_Your assignment_. Return all lines from the listing below that include the word "pchunk".

_Entries provided_.

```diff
@@ -388,6 +390,16 @@
     const uint32_t va_even = (uint32_t)(prow * g.lda_b) + 16u * (pchunk ^ ((prow >> 1) & 7));
     const uint32_t va_odd = (uint32_t)(prow * g.lda_b) + 16u * (pchunk ^ ((4 + (prow >> 1)) & 7));
     const uint32_t vb = (uint32_t)(prow * g.ldw_b) + 16u * (pchunk ^ ((4 * (wv & 1) + (prow >> 1)) & 7));
+    constexpr bool NEDGE = NI == 9;
+    uint32_t vb_edge = vb;
+    int wedge = 0;
+    auto straddles = [&](int rb) { return rb < g.N && rb + 8 > g.N; };
+    if constexpr (NEDGE) {
+        const int nrem = g.N & 7;
+        const int pr = nrem && prow >= nrem ? nrem - 1 : prow;
+        vb_edge = (uint32_t)(pr * g.ldw_b) + 16u * (pchunk ^ ((4 * (wv & 1) + (prow >> 1)) & 7));
+    }
+    auto vb_of = [&](int bit) { return NEDGE && ((wedge >> bit) & 1) ? vb_edge : vb; };
     [[maybe_unused]] const int tr2 = min(256 + wv * ((BN - 256 + 7) / 8) + min(lane, (BN - 256 + 7) / 8 - 1), BN - 1);
     [[maybe_unused]] int t_n0 = 0;
     const int nk_all = g.K / (ROWB / (int)sizeof(T));
@@ -463,6 +475,12 @@
     const char* w1base[3];
     auto w0row = [&](int i) { const int n = wv + 8 * i, h = n >= 2 * JA; return h * WT + (n - 2 * JA * h) * 8; };
     auto w1row = [&](int i) { const int n = wv + 8 * i, h = n >= 2 * JB; return h * WT + JA * 16 + (n - 2 * JB * h) * 8; };
+    if constexpr (NEDGE) {
+#pragma unroll
+        for (int i = 0; i < 3; ++i) wedge |= (straddles(w0row(i)) ? 1 << i : 0) | (straddles(w1row(i)) ? 8 << i : 0);
+#pragma unroll
+        for (int i = 0; i < 6; ++i) wedge |= straddles((wv + 8 * i) * 8) ? 256 << i : 0;
+    }
     auto set_sources_aw1 = [&](int t) {
         int tm, tn;
         src_coords(t, tm, tn);
@@ -494,17 +512,17 @@
         dma_piece_fast(sa + (wv * 4 + p) * 1024, abase[p], ((p & 1) ? va_odd : va_even) + koff);
     };
     auto pp_w0 = [&](uint32_t sa, uint32_t koff, int i) {
-        if (wv + 8 * i < 4 * JA) dma_piece_fast(sa + A_BYTES + w0row(i) * ROWB, w0base[i], vb + koff);
+        if (wv + 8 * i < 4 * JA) dma_piece_fast(sa + A_BYTES + w0row(i) * ROWB, w0base[i], vb_of(i) + koff);
     };
     auto pp_w1 = [&](uint32_t sa, uint32_t koff, int i) {
-        if (wv + 8 * i < 4 * JB) dma_piece_fast(sa + A_BYTES + w1row(i) * ROWB, w1base[i], vb + koff);
+        if (wv + 8 * i < 4 * JB) dma_piece_fast(sa + A_BYTES + w1row(i) * ROWB, w1base[i], vb_of(3 + i) + koff);
     };
     auto issue_piece = [&](uint32_t sa, uint32_t koff, int p) {
         if (p < 4) {
             dma_piece_fast(sa + (wv * 4 + p) * 1024, abase[p], ((p & 1) ? va_odd : va_even) + koff);
         } else {
             const int i = p - 4;
-            if (wv + 8 * i < WP) dma_piece_fast(sa + A_BYTES + (wv + 8 * i) * 1024, wbase[i], vb + koff);
+            if (wv + 8 * i < WP) dma_piece_fast(sa + A_BYTES + (wv + 8 * i) * 1024, wbase[i], vb_of(8 + i) + koff);
         }
     };
 
@@ -957,7 +975,10 @@
                 constexpr int RSTR = COLS * 2 + 16;
                 __builtin_amdgcn_s_barrier();
                 interior = (m0 + BM <= g.M) && (n0 + BN <= g.N);
-                char* slab = const_cast<char*>(s) + wv * (16 * RSTR);
+                constexpr int PRB = WT + 16;
+                constexpr int PSLAB = SLE && PAIROUT ? ((16 * (RSTR + PRB) + 1023) & ~1023) : 16 * RSTR;
+                static_assert(8 * PSLAB <= STAGE, "the slabs overlay one stage");
+                char* slab = const_cast<char*>(s) + wv * PSLAB;
                 int elane = lane;
                 asm volatile("" : "+v"(elane));
                 const int g4 = elane >> 4;
@@ -966,7 +987,7 @@
                 const int nout = GLU ? (g.N >> 1) : g.N;
                 uint32_t lo_pk[SPLIT3 || PAIROUT ? NI : 1];
                 bool sl_done = false;
-                if constexpr (SLE) {
+                if constexpr (SLE && !PAIROUT) {
                     if (interior) {
                         int el = lane;
                         asm volatile("" : "+v"(el));
@@ -1013,6 +1034,104 @@
                         sl_done = true;
                     }
                 }
+                if constexpr (SLE && PAIROUT) {
+                    if (interior && g.ep1 && (g.pos_rows & (BM - 1)) == 0) {
+                        int el = lane;
+                        asm volatile("" : "+v"(el));
+                        const int sr16 = el & 15, sg4 = (el >> 4) & 3;
+                        constexpr int RB = PRB;
+                        char* hs = slab;
+                        char* ls = hs + 16 * RSTR;
+                        char* wr_h = hs + sr16 * RSTR + sg4 * 8;
+                        char* wr_l = ls + sr16 * RB + sg4 * 4;
+                        const int mw = m0 + wm * 64, ncw = n0 + wn * WT;
+                        const int pm = m0 % g.pos_rows + wm * 64;
+                        const char* pb = reinterpret_cast<const char*>(g.ep1 + ((int64_t)pm * g.N + ncw));
+                        const uint32_t prow_b = (uint32_t)g.N * 4u;
+                        const uint32_t poff = (uint32_t)sr16 * prow_b + (uint32_t)sg4 * 16u;
+                        const char* bb = reinterpret_cast<const char*>(g.ep0 + ncw) + sg4 * 16;
+                        constexpr int JH = 4, GPI = (NI + JH - 1) / JH, NG = MI * GPI;
+                        float4 pbuf[2][JH];
+                        auto load_group = [&](int gidx, float4 (&b)[JH]) {
+                            const int i = gidx / GPI, jh = (gidx - i * GPI) * JH;
+                            const char* pbi = pb + (int64_t)(16 * i) * prow_b;
+#pragma unroll
+                            for (int jj = 0; jj < JH; ++jj)
+                                if (jh + jj < NI) b[jj] = *reinterpret_cast<const float4*>(pbi + poff + (jh + jj) * 64);
+                        };
+                        load_group(0, pbuf[0]);
+#pragma unroll
+                        for (int jh = 0; jh < NI; jh += JH) {
+                            float4 b[JH];
+                            __builtin_amdgcn_sched_barrier(0);
+#pragma unroll
+                            for (int jj = 0; jj < JH; ++jj)
+                                if (jh + jj < NI) b[jj] = *reinterpret_cast<const float4*>(bb + (jh + jj) * 64);
+#pragma unroll
+                            for (int jj = 0; jj < JH; ++jj)
+                                if (jh + jj < NI) {
+#pragma unroll
+                                    for (int i = 0; i < MI; ++i) {
+                                        f32x4 v = acc[i][jh + jj];
+                                        v[0] += b[jj].x; v[1] += b[jj].y; v[2] += b[jj].z; v[3] += b[jj].w;
+                                        asm volatile("" : "+v"(v));
+                                        acc[i][jh + jj] = v;
+                                    }
+                                }
+                        }
+                        const int hr = (el >> 3) & 7, hq = el & 7, lr = (el >> 2) & 15, lq = el & 3;
+                        const uint32_t ldcb = (uint32_t)g.ldc * 2u, ldlb = (uint32_t)g.c_split;
+                        const char* rd_h = hs + hr * RSTR + hq * 16;
+                        const char* rd_l = ls + lr * RB + lq * 16;
+                        const uint32_t go_h = (uint32_t)hr * ldcb + (uint32_t)hq * 16u, go_l = (uint32_t)lr * ldlb + (uint32_t)lq * 16u;
+                        char* cb = reinterpret_cast<char*>(C) + ((int64_t)mw * g.ldc + ncw) * 2;
+                        char* lb_ = reinterpret_cast<char*>(g.kscr) + ((int64_t)mw * g.c_split + ncw);
+#pragma unroll
+                        for (int gidx = 0; gidx < NG; ++gidx) {
+                            __builtin_amdgcn_sched_barrier(0);
+                            if (gidx + 1 < NG) load_group(gidx + 1, pbuf[(gidx + 1) & 1]);
+                            __builtin_amdgcn_sched_barrier(0);
+                            const int i = gidx / GPI, jh = (gidx - i * GPI) * JH;
+#pragma unroll
+                            for (int jj = 0; jj < JH; ++jj) {
+                                if (jh + jj < NI) {
+                                    const int j = jh + jj;
+                                    const float4 pp = pbuf[gidx & 1][jj];
+                                    f32x4 v = acc[i][j];
+                                    v[0] += pp.x; v[1] += pp.y; v[2] += pp.z; v[3] += pp.w;
+                                    const uint32_t h0 = pack_bf16(v[0], v[1]), h1 = pack_bf16(v[2], v[3]);
+                                    uint32_t lb = 0u;
+                                    lb = lo8_insert(v[0], __uint_as_float(h0 << 16), (h0 >> 7) & 0xFFu, 0, lb);
+                                    lb = lo8_insert(v[1], __uint_as_float(h0 & 0xffff0000u), (h0 >> 23) & 0xFFu, 1, lb);
+                                    lb = lo8_insert(v[2], __uint_as_float(h1 << 16), (h1 >> 7) & 0xFFu, 2, lb);
+                                    lb = lo8_insert(v[3], __uint_as_float(h1 & 0xffff0000u), (h1 >> 23) & 0xFFu, 3, lb);
+                                    *reinterpret_cast<uint2*>(wr_h + j * 32) = make_uint2(h0, h1);
+                                    *reinterpret_cast<uint32_t*>(wr_l + j * 16) = lb;
+                                }
+                            }
+                            if (jh + JH >= NI) {
+                                __builtin_amdgcn_wave_barrier();
+                                char* cbi = cb + (int64_t)(16 * i) * ldcb;
+                                char* lbi = lb_ + (int64_t)(16 * i) * ldlb;
+#pragma unroll
+                                for (int h = 0; h < 2; ++h) {
+#pragma unroll
+                                    for (int t = 0; t < (CPR + 7) / 8; ++t)
+                                        if (8 * t + 8 <= CPR || hq + 8 * t < CPR)
+                                            *reinterpret_cast<uint4*>(cbi + (int64_t)(8 * h) * ldcb + go_h + t * 128) =
+                                                *reinterpret_cast<const uint4*>(rd_h + h * 8 * RSTR + t * 128);
+                                    __builtin_amdgcn_sched_barrier(0);
+                                }
+#pragma unroll
+                                for (int t = 0; t < (NI + 3) / 4; ++t)
+                                    if (4 * t + 4 <= NI || lq + 4 * t < NI)
+                                        *reinterpret_cast<uint4*>(lbi + go_l + t * 64) = *reinterpret_cast<const uint4*>(rd_l + t * 64);
+                                __builtin_amdgcn_wave_barrier();
+                            }
+                        }
+                        sl_done = true;
+                    }
+                }
                 if (!sl_done)
 #pragma unroll
                 for (int ii = 0; ii < MI; ++ii) {
@@ -1032,7 +1151,7 @@
                                 v *= f;
                             }
                         }
-                        acc[i][j] = f32x4{0.f, 0.f, 0.f, 0.f};
+                        if constexpr (!(SLE && PAIROUT)) acc[i][j] = f32x4{0.f, 0.f, 0.f, 0.f};
                         if constexpr (PAIROUT) {
                             const int nb = n0 + wn * WT + j * 16 + 4 * g4;
                             const int m = m0 + wm * 64 + i * 16 + r16;
@@ -1050,7 +1169,8 @@
                             lb = lo8_insert(v[1], __uint_as_float(h0 & 0xffff0000u), (h0 >> 23) & 0xFFu, 1, lb);
                             lb = lo8_insert(v[2], __uint_as_float(h1 << 16), (h1 >> 7) & 0xFFu, 2, lb);
                             lb = lo8_insert(v[3], __uint_as_float(h1 & 0xffff0000u), (h1 >> 23) & 0xFFu, 3, lb);
-                            lo_pk[j] = lb;
+                            if constexpr (SLE) *reinterpret_cast<uint32_t*>(slab + 16 * RSTR + r16 * PRB + j * 16 + 4 * g4) = lb;
+                            else lo_pk[j] = lb;
                             *reinterpret_cast<uint2*>(slab + r16 * RSTR + (j * 16 + 4 * g4) * 2) = make_uint2(h0, h1);
                         } else if constexpr (SPLIT3) {
                             const float h0 = swiglu_out<float>(v[0], v[1]), h1 = swiglu_out<float>(v[2], v[3]);
@@ -1124,21 +1244,30 @@
                     if constexpr (PAIROUT) {
                         constexpr int RB = WT + 16, CB = WT / 16;
                         uint8_t* lo = reinterpret_cast<uint8_t*>(g.kscr);
-#pragma unroll
-                        for (int j = 0; j < NI; ++j) *reinterpret_cast<uint32_t*>(slab + r16 * RB + j * 16 + 4 * g4) = lo_pk[j];
-                        __builtin_amdgcn_wave_barrier();
+                        const char* lslab = slab + (SLE ? 16 * RSTR : 0);
+                        if constexpr (!SLE) {
+#pragma unroll
+                            for (int j = 0; j < NI; ++j) *reinterpret_cast<uint32_t*>(slab + r16 * RB + j * 16 + 4 * g4) = lo_pk[j];
+                            __builtin_amdgcn_wave_barrier();
+                        }
 #pragma unroll
                         for (int t = 0; t < (16 * CB + 63) / 64; ++t) {
                             const int c = elane + 64 * t;
                             const int row = c / CB, cc = c - row * CB;
                             if (c < 16 * CB) {
-                                const uint4 q = *reinterpret_cast<const uint4*>(slab + row * RB + cc * 16);
+                                const uint4 q = *reinterpret_cast<const uint4*>(lslab + row * RB + cc * 16);
                                 const int m = mrow0 + row, n = n0 + wn * WT + cc * 16;
                                 if (m < g.M && n < g.N) store16_out(lo + (int64_t)m * g.c_split + n, q);
                             }
                         }
                         __builtin_amdgcn_wave_barrier();
                     }
+                }
+                if constexpr (SLE && PAIROUT) {
+#pragma unroll
+                    for (int i = 0; i < MI; ++i)
+#pragma unroll
+                        for (int j = 0; j < NI; ++j) acc[i][j] = f32x4{0.f, 0.f, 0.f, 0.f};
                 }
             } else if constexpr (EPI == SWIFTK_EPI_ACCUM) {
                 constexpr int JH = 4, GPI = (NI + JH - 1) / JH, NG = MI * GPI;
@@ -1226,6 +1355,7 @@
 int g_stagger_permille = 0;
 int g_pp = 1;
 int g_gemm_sl = 2;
+int g_gemm_ph = 3;
 
 inline bool pp_ok(const GemmArgs& g) { return g_pp > 0 && (g.K / 64) / g.ksplit >= 3; }
 
@@ -1242,6 +1372,15 @@
 
 template <typename T, typename OutT, int EPI>
 int launch_p11_pp(const GemmArgs& g, int grid, int ntm, hipStream_t st) {
+    if constexpr (EPI == EPI_BIAS_POS_PAIR) {
+        if ((g_gemm_ph & 1) && g.ksplit == 1) {
+            if (g.ldc >= (int64_t(1) << 27) || g.c_split >= (int64_t(1) << 27) || g.N >= (1 << 26)) return SWIFTK_ESHAPE;
+            g_gemm_sl_seen |= 1 << 3;
+            hipLaunchKernelGGL((gemm_kernel_p<T, OutT, EPI, 11, true, 3>), dim3(grid), dim3(NT), 0, st, g, ntm, g_group_m);
+            return 0;
+        }
+        g_gemm_sl_seen |= 1;
+    }
     if constexpr (sl_capable<T, OutT, EPI>) {
         if ((g_gemm_sl & 1) && g.ldc >= (int64_t(1) << 27)) return SWIFTK_ESHAPE;
         const int sl = g_gemm_sl & (g.ksplit == 1 ? 3 : 1);
@@ -1291,6 +1430,25 @@
     const bool timed = swiftk_prof_begin(EPI, g.N, st);
     const bool wide_ok = sizeof(OutT) != 2 || (!((uintptr_t)g.C & 15) && !(g.ldc & 7) &&
                                                !(g.N & (EPI == SWIFTK_EPI_SWIGLU || EPI == SWIFTK_EPI_SWIGLU_BOTH ? 15 : 7)));
+    if constexpr (sizeof(T) == 2 && sizeof(OutT) == 4 && EPI == SWIFTK_EPI_NONE) {
+        if ((g_gemm_ph & 2) && g_variant != 0 && g.N <= 288 && g.N >= 8 && g.M >= BM && !(g.M & 7) && g.ksplit == 1 && !g.t_gw) {
+            GemmArgs g9 = g;
+            g9.ni = 9;
+            g9.ntn = 1;
+            const int grid = ntm < g_persist_wgs ? ntm : g_persist_wgs;
+            if (pp_ok(g9)) {
+                g_gemm_sl_seen |= 1 << 4;
+                hipLaunchKernelGGL((gemm_kernel_p<T, OutT, EPI, 9, true, 2>), dim3(grid), dim3(NT), 0, st, g9, ntm, g_group_m);
+            } else {
+                g_gemm_sl_seen |= 1 << 6;
+                hipLaunchKernelGGL((gemm_kernel_p<T, OutT, EPI, 9, false>), dim3(grid), dim3(NT), 0, st, g9, ntm, g_group_m);
+            }
+            if (timed) swiftk_prof_end(st);
+            SWIFTK_CHECK_LAUNCH();
+            return 0;
+        }
+        if (g_variant == 0 || (g.M & 7) || (g.N & 7)) g_gemm_sl_seen |= 1 << 5;
+    }
     if (g_variant == 0 || (g.M & 7) || (g.N & 7) || !wide_ok) {
         if (g.ksplit != 1 || g.t_gw || EPI == SWIFTK_EPI_ACCUM || EPI == SWIFTK_EPI_SWIGLU_BOTH || EPI == SWIFTK_EPI_SWIGLU_BWD)
             return SWIFTK_ESHAPE;
@@ -1372,7 +1530,7 @@
     {16, &g_modnorm_bwd_fused}, {17, &g_modnorm_jvp_rows}, {18, &g_x3_ffsplit}, {19, &g_fwd_pepair}, {20, &g_pp},
     {21, &g_attn_pp},         {22, &g_tn_pp},       {23, &g_fwd_rownorm},   {24, &g_rownorm_dbg},  {25, &g_zero_memset},
     {26, &g_x3_normsplit},    {27, &g_x3_qkonly},   {28, &g_x3_attnpv},     {29, &g_fwd_tail},     {30, &g_attn_sl},
-    {31, &g_gemm_sl},         {32, &g_gemm_sl_seen},
+    {31, &g_gemm_sl},         {32, &g_gemm_sl_seen}, {33, &g_gemm_ph},
 };
 
 static int* tuning_value(int key) {
@@ -1386,7 +1544,8 @@
         case 1:
         case 2: value = value > 0 ? value : 1; break;
         case 30:
-        case 31: value &= 3; break;
+        case 31:
+        case 33: value &= 3; break;
         case 32: value = 0; break;
         case 25: g_zero_memset = value; return (value & 4) ? swiftk_zero_check_enable() : 0;
     }
```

_Exercise solution_.
     const uint32_t va_even = (uint32_t)(prow * g.lda_b) + 16u * (pchunk ^ ((prow >> 1) & 7));
     const uint32_t va_odd = (uint32_t)(prow * g.lda_b) + 16u * (pchunk ^ ((4 + (prow >> 1)) & 7));
     const uint32_t vb = (uint32_t)(prow * g.ldw_b) + 16u * (pchunk ^ ((4 * (wv & 1) + (prow >> 1)) & 7));
+        vb_edge = (uint32_t)(pr * g.ldw_b) + 16u * (pchunk ^ ((4 * (wv & 1) + (prow >> 1)) & 7));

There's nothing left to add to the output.